Rule 2: Describe what to use it for, not what it does

Bad: "Returns a JSON object containing the customer record fields." Good: "Use this when you need to look up a customer by ID. Returns name, email, plan tier, and account status."

The model's question isn't "what does this function return." It's "should I call this now?" Lead with the trigger, follow with the return shape. The first sentence of the description should answer the question "in what situation should I call this tool."

Rule 3: Mention what NOT to use it for

Good: "Use this to look up a customer by ID. Don't use this to search for customers by name — use search_customers instead."

Negative space matters. When two tools are adjacent in function, telling the model where each one stops lets it pick the right one. The "don't use this for X — use Y instead" phrasing transfers the model's attention to Y when X isn't the fit.

Rule 4: Make required parameters obviously required

Bad: filters: object with a schema buried in the description. Good: customer_id: string (required) — the unique customer ID, format "cus_*".

Parameter descriptions should include format hints, examples, and units. The model fills parameters by guessing from conversation context — if the format is "cus_*" but you don't mention it, expect it to call your tool with the customer's email instead. Spell out the format. Give an example.

Rule 5: Return errors that the model can act on

The model receives the tool's response on the next turn and decides what to do with it. If the response is "Error 500" the model has nothing to work with. If the response is "Error: customer not found. Try search_customers with the name or email instead," the model recovers cleanly.

This is server-side, not part of the tool definition, but it's the same skill. Tool error messages are prompts to the future-self of the agent. Write them that way.

Rule 6: Fewer tools, broader scope

Teams routinely ship agents with 30+ tools. The model gets worse at picking. Cognitive load applies to the model the same way it does to a human reading an API surface.

The right shape is usually 4-8 tools, each with broad scope and clear separation. "Look up a customer" is one tool that handles ID, email, and name lookup internally — not three separate tools the model has to disambiguate between. Keep surface area small. Push the disambiguation logic into the server-side handler, where it can be tested.

The 30-second test

Before shipping a tool definition, read just the name and first sentence of the description out loud. Ask: "would I know when to call this?" If you'd hesitate, the model will too. Rewrite.

Same test for parameters: read the parameter name and the first words of its description. Ask: "could I provide this value from the conversation context I have?" If not, the parameter description is missing format/example info.

The eval case we always add

For each tool, an eval case where the model should obviously call it, and another where it obviously shouldn't. If both cases pass, the tool's definition is doing its job. If the "obviously call it" case fails — the model didn't pick the tool — the description is wrong, not the model. Rewrite.
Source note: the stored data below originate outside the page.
template <int G, int WPE, int MODE = -1>
__global__ __launch_bounds__(RS_BLOCK) __attribute__((amdgpu_waves_per_eu(WPE, WPE))) void rescoreKernel(RescoreArgs a) {
    const int mode = MODE >= 0 ? MODE : a.mode;
    __shared__ signed char smat[123 * 128];
    __shared__ unsigned char sComp[256];
    for (int i = threadIdx.x; i < 123 * 128; i += RS_BLOCK) smat[i] = (i & 127) < 123 ? a.mat[(i >> 7) * 123 + (i & 127)] : (signed char) 0;
    for (int i = threadIdx.x; i < 256; i += RS_BLOCK) sComp[i] = i ? nuclComplement((unsigned char) i) : (unsigned char) 0;
    __syncthreads();
    if (threadIdx.x == 0) smat[0] = 0;
    __syncthreads();
    const int groupsPerBlock = RS_BLOCK / G;
    const int sl = threadIdx.x & (G - 1);
    const uint64_t stride = (uint64_t) gridDim.x * groupsPerBlock;
    unsigned long long accLocal = 0, ovLocal = 0;
    const uint64_t nWork = (G == 1) ? (mode == 2 ? (uint64_t) a.nQueryList : a.nHits) : (uint64_t) *a.longCount;
    const bool finish = mode != 0;
    struct Meta { uint64_t qOff, tOff; uint32_t qLen, tLen; };
    auto loadMeta = [&](const CandHit &c) { Meta m; const uint64_t qv = a.q.offLen[c.query], tv = a.t.offLen[c.target]; m.qOff = qv >> 24; m.qLen = (uint32_t) qv & 0xFFFFFFu; m.tOff = tv >> 24; m.tLen = (uint32_t) tv & 0xFFFFFFu; return m; };
    uint64_t w = (uint64_t) blockIdx.x * groupsPerBlock + (threadIdx.x / G);
    CandHit hitNext; Meta metaNext; CandHit hitAfter;
    memset(&hitNext, 0, sizeof(hitNext)); memset(&hitAfter, 0, sizeof(hitAfter)); memset(&metaNext, 0, sizeof(metaNext));
    if (G == 1 && !finish) {
        if (w < nWork) { hitNext = a.hits[w]; metaNext = loadMeta(hitNext); }
        if (w + stride < nWork) hitAfter = a.hits[w + stride];
    }
    for (; w < nWork; w += stride) {
        uint64_t h = (G == 1) ? w : a.longList[w];
        CandHit hit; Meta me;
        if (G == 1 && mode == 2) {
            const uint32_t qq = a.queryList[w];
            uint64_t j = a.qoff[qq]; const uint64_t j1 = a.qoff[qq + 1];
            while (j < j1 && a.out[j].btKind != ALN_SELF_PENDING) j++;
            if (j == j1) continue;
            h = j;
        }
        if (finish) {
            const AlnRec stub = a.out[h];
            if (stub.btKind != ALN_SELF_PENDING) continue;
            hit.query = stub.query; hit.target = stub.target; hit.prefScore = stub.rawScore; hit.diag16 = (uint32_t) stub.qStart;
            me = loadMeta(hit);
        } else if (G == 1) {
            hit = hitNext; me = metaNext;
            hitNext = hitAfter;
            if (w + stride < nWork) metaNext = loadMeta(hitNext);
            if (w + 2 * stride < nWork) hitAfter = a.hits[w + 2 * stride];
        } else { hit = a.hits[h]; me = loadMeta(hit); }
        const uint32_t qid = hit.query, tid = hit.target;
        const char *q = a.q.data + me.qOff;
        const unsigned qLen = me.qLen;
        const char *t = a.t.data + me.tOff;
        const unsigned tLen = me.tLen;
        if (G == 1 && !finish && a.lazySelf && qid == tid && (a.includeIdentity || a.sameDB)) {
            AlnRec stub; memset(&stub, 0, sizeof(stub));
            stub.query = qid; stub.target = tid; stub.rawScore = hit.prefScore; stub.qStart = (int32_t) hit.diag16; stub.qLen = (int) qLen; stub.dbLen = (int) tLen;
            stub.accepted = 1; stub.btKind = ALN_SELF_PENDING;
            a.out[h] = stub;
            accLocal += 1;
            continue;
        }
        if (G == 1) {
            const bool toLong = min(qLen, tLen) > a.shortMax;
            const unsigned long long m = __ballot(toLong);
            if (m) {
                const int leader = __ffsll((long long) m) - 1;
                unsigned long long basePos = 0;
                if (laneId() == leader) basePos = atomicAdd(a.longCount, (unsigned long long) __popcll(m));
                basePos = __shfl(basePos, leader, 64);
                if (toLong) a.longList[basePos + (unsigned long long) __popcll(m & ((1ULL << laneId()) - 1ULL))] = h;
            }
            if (toLong) continue;
        }
        const bool isReverse = a.reverseCapable && hit.prefScore < 0;
        const bool isIdentity = (qid == tid) && (a.includeIdentity || a.sameDB);
        AlnRec rec; memset(&rec, 0, sizeof(rec));
        rec.query = qid; rec.target = tid;
        bool accepted = false;
        if (canBeCovered(a.covThr, a.covMode, (float) qLen, (float) tLen)) {
            int bStart = -1, bEnd = -1, bDiag = 0, bIds = 0; unsigned bScore = 0, bDiagLen = 0, bDist = 0;
            const unsigned d16 = hit.diag16 & 0xFFFFu;
            const unsigned nNeg = 1 + tLen / 32768, nPos = 1 + qLen / 65536;
            const unsigned nWrap = nNeg + nPos;
            auto wrapDiag = [&](unsigned c) -> int { return c < nNeg ? (int) (d16 - (c + 1) * 65536u) : (int) ((c - nNeg) * 65536u + d16); };
            auto nextWrap = [&](unsigned c) -> unsigned {
                for (; c < nWrap; c++) { const int real = wrapDiag(c); const unsigned dist = (unsigned) abs(real); if (real >= 0 ? dist < qLen : dist < tLen) break; }
                return c;
            };
            for (unsigned c = nextWrap(0); c < nWrap; c = nextWrap(c + 1)) {
                const int real = wrapDiag(c);
                const unsigned dist = (unsigned) abs(real);
                DiagScore s = isReverse ? scoreDiagonal<true, G>(q, qLen, t, tLen, real, smat, sComp, sl) : scoreDiagonal<false, G>(q, qLen, t, tLen, real, smat, sComp, sl);
                if (s.score > bScore) { bScore = s.score; bStart = s.first; bEnd = s.last; bDiag = real; bDiagLen = s.diagLen; bDist = dist; bIds = s.idCnt; }
            }
            if (sl == 0) ovLocal += bDiagLen;
            const int distance = (int) bScore;
            const int bitScore = (int) (fma(a.lambda, (double) distance, -a.logK) / a.ln2 + 0.5);
            const int alnLen = (bEnd - bStart) + 1;
            int qS, qE, dS, dE;
            if (bDiag >= 0) { qS = bStart + (int) bDist; qE = bEnd + (int) bDist; dS = bStart; dE = bEnd; }
            else { qS = bStart; qE = bEnd; dS = bStart + (int) bDist; dE = bEnd + (int) bDist; }
            const uint32_t ms = (qLen < a.minScoreLen) ? a.minScore[qLen] : 0xFFFFFFFFu;
            const bool hasEvalue = (uint32_t) distance >= ms;
            int idCnt = bIds;
            if (bStart < 0) idCnt = isIdentity ? 1 : 0;
            float seqId = 0.0f;
            if (hasEvalue || isIdentity) seqId = computeSeqId(a.seqIdMode, idCnt, (int) qLen, (int) tLen, alnLen);
            const float queryCov = computeCov((unsigned) qS, (unsigned) qE, qLen);
            const float targetCov = computeCov((unsigned) dS, (unsigned) dE, tLen);
            if (isReverse) { qS = (int) qLen - qS - 1; qE = (int) qLen - qE - 1; }
            const bool hasCov = hasCoverage(a.covThr, a.covMode, queryCov, targetCov);
            const bool hasSeqId = (double) seqId >= (double) (a.seqIdThr - FLT_EPSILON);
            const bool hasAlnLen = alnLen >= a.alnLenThr;
            accepted = isIdentity || (hasAlnLen && hasCov && hasSeqId && hasEvalue);
            rec.bitScore = bitScore; rec.rawScore = distance; rec.seqId = seqId;
            rec.qStart = qS; rec.qEnd = qE; rec.qLen = (int) qLen; rec.dbStart = dS; rec.dbEnd = dE; rec.dbLen = (int) tLen;
            rec.alnLen = alnLen; rec.reversed = isReverse ? 1 : 0;
        }
        rec.accepted = accepted ? 1 : 0; rec.btKind = 1;
        if (sl == 0) {
            a.out[h] = rec;
            accLocal += accepted ? 1 : 0;
        }
    }
    accLocal = waveReduceSumU64(accLocal); ovLocal = waveReduceSumU64(ovLocal);
    if (laneId() == 0) {
        if (accLocal) atomicAdd(&a.stats[0], accLocal);
        if (ovLocal) atomicAdd(&a.stats[1], ovLocal);
    }
}

__global__ void acceptFlagsKernel(const AlnRec *__restrict__ recs, uint32_t *__restrict__ accept, uint64_t n) {
    for (uint64_t i = (uint64_t) blockIdx.x * blockDim.x + threadIdx.x; i < n; i += (uint64_t) gridDim.x * blockDim.x) accept[i] = recs[i].accepted ? 1u : 0u;
}
__global__ void markLengthsKernel(const uint32_t *__restrict__ len, uint32_t n, uint32_t *__restrict__ present, uint32_t cap) {
    for (uint32_t i = blockIdx.x * blockDim.x + threadIdx.x; i < n; i += gridDim.x * blockDim.x) {
        uint32_t l = len[i];
        if (l < cap) present[l] = 1;
    }
}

We covered the eval shape in the minimum viable eval; tool-routing cases are 25-40% of the eval suite on every agent we ship.

The summary

Tool definitions are prompts. Name like a verb, describe the trigger, mark required params with formats, write errors as prompts, keep the surface small. Most "the agent is unreliable" complaints we get pulled into to debug come down to bad tool definitions, not bad models. The model is reading the description carefully. Make it worth reading.